**Work request:** Give only a number in reply. It should be how many lines in the records contain the string "needs".

**Records from a collection:**

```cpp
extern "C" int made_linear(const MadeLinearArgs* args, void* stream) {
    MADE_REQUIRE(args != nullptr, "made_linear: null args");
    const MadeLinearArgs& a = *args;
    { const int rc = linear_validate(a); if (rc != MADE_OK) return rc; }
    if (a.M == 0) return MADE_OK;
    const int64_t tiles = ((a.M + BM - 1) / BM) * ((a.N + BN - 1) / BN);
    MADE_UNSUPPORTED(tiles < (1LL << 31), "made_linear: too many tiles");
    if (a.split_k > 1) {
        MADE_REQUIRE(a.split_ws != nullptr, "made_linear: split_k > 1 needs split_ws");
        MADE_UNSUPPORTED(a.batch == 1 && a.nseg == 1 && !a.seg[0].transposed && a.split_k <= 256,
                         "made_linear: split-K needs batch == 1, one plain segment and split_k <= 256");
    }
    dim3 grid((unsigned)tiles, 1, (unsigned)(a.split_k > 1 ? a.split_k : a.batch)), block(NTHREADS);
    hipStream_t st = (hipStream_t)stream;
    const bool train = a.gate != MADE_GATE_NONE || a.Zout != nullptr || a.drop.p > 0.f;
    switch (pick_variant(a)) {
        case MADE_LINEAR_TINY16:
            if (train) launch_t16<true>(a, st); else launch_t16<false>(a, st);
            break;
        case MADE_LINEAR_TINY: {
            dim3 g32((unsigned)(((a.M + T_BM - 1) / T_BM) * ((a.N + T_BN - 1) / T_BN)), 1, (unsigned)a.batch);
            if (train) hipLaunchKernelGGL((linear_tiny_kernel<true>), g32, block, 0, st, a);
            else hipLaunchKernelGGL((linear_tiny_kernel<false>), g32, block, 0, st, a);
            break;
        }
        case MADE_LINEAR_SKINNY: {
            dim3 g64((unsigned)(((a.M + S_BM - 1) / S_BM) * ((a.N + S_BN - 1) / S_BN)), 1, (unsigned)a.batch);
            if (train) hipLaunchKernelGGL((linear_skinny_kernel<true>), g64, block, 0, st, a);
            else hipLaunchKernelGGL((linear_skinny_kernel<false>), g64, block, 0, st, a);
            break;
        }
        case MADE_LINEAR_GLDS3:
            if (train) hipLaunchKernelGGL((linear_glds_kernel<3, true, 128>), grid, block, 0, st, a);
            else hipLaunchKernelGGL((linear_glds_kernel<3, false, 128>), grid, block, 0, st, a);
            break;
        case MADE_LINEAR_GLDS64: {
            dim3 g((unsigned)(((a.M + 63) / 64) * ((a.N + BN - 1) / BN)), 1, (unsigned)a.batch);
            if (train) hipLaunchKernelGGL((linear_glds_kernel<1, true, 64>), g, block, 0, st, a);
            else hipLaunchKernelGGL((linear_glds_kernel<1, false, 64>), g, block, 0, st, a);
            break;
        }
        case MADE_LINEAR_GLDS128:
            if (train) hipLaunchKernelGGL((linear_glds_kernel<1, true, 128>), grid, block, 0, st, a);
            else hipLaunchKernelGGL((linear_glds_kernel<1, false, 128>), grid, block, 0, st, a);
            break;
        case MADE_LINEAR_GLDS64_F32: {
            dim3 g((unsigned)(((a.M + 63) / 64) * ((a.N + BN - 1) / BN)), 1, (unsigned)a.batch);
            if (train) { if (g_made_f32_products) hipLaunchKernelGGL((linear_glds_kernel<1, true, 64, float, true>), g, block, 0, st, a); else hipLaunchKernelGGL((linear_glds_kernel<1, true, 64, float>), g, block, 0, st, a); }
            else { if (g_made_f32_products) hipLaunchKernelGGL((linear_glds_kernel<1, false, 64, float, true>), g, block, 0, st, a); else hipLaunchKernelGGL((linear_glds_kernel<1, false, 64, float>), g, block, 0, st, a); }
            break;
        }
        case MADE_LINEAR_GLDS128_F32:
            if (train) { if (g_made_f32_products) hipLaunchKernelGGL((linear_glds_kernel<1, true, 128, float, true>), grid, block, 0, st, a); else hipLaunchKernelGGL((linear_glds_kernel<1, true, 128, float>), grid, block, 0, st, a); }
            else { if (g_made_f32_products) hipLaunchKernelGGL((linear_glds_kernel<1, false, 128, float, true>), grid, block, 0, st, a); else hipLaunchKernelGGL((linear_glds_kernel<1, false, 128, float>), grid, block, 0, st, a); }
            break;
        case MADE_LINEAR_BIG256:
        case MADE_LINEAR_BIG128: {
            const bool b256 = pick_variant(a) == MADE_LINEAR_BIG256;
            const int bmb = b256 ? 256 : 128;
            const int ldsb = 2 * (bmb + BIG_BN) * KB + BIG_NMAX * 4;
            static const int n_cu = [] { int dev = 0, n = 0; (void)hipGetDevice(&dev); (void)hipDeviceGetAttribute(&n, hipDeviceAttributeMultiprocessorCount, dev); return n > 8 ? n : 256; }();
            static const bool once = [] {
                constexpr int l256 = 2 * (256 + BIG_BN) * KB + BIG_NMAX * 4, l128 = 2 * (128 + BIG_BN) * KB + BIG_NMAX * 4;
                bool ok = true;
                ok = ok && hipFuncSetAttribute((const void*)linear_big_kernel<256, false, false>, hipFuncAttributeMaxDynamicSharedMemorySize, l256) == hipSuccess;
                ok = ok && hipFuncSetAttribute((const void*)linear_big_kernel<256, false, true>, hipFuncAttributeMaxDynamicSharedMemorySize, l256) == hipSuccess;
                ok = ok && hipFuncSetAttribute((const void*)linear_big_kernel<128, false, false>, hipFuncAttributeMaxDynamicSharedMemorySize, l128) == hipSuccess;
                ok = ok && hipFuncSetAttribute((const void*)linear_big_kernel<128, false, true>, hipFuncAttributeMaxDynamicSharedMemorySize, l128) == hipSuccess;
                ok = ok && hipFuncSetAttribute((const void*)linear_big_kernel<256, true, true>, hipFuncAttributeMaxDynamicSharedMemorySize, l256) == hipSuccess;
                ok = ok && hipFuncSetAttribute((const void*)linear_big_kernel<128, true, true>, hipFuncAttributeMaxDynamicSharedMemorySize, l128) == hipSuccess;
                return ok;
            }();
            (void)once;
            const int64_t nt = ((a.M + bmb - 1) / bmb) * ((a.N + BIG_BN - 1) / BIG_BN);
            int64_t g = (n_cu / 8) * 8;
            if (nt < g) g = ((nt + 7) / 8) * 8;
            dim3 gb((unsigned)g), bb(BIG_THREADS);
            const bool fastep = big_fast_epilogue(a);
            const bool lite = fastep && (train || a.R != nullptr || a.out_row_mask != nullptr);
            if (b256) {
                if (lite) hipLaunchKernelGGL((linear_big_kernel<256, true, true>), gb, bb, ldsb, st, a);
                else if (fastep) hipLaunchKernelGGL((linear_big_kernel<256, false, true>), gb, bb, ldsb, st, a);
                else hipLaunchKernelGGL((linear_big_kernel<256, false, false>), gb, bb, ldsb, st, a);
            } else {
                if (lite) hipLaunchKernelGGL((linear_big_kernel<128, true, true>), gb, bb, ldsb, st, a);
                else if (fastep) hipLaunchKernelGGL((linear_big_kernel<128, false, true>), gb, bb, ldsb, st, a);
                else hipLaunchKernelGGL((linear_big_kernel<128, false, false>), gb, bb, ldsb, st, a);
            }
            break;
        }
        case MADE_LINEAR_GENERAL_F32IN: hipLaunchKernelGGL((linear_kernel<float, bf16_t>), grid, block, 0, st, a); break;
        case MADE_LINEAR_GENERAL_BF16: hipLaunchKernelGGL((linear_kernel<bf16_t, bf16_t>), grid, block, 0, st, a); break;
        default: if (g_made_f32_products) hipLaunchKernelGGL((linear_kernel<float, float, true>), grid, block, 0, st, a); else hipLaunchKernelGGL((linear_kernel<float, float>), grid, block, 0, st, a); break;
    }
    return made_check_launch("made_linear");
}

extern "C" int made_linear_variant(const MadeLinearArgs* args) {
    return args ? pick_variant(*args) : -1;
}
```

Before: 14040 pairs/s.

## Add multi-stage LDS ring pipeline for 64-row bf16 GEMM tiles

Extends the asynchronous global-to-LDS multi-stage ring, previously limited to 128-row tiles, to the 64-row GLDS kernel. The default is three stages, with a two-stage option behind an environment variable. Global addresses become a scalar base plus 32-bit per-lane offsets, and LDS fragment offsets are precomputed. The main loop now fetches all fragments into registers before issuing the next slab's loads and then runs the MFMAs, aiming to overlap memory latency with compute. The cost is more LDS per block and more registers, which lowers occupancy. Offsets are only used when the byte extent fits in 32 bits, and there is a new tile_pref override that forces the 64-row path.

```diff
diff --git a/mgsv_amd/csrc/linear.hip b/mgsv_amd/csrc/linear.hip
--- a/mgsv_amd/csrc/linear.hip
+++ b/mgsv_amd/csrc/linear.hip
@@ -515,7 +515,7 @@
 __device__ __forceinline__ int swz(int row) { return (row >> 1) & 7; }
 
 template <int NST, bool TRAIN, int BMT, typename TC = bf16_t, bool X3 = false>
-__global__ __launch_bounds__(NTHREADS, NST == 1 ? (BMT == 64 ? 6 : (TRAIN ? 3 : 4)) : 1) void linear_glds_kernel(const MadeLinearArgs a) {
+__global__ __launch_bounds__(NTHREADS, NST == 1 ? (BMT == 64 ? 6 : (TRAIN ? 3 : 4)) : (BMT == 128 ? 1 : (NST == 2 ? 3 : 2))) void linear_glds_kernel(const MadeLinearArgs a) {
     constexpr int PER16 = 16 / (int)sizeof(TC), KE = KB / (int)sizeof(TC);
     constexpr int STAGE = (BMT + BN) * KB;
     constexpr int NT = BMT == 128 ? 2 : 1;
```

**Exercise answer:** 2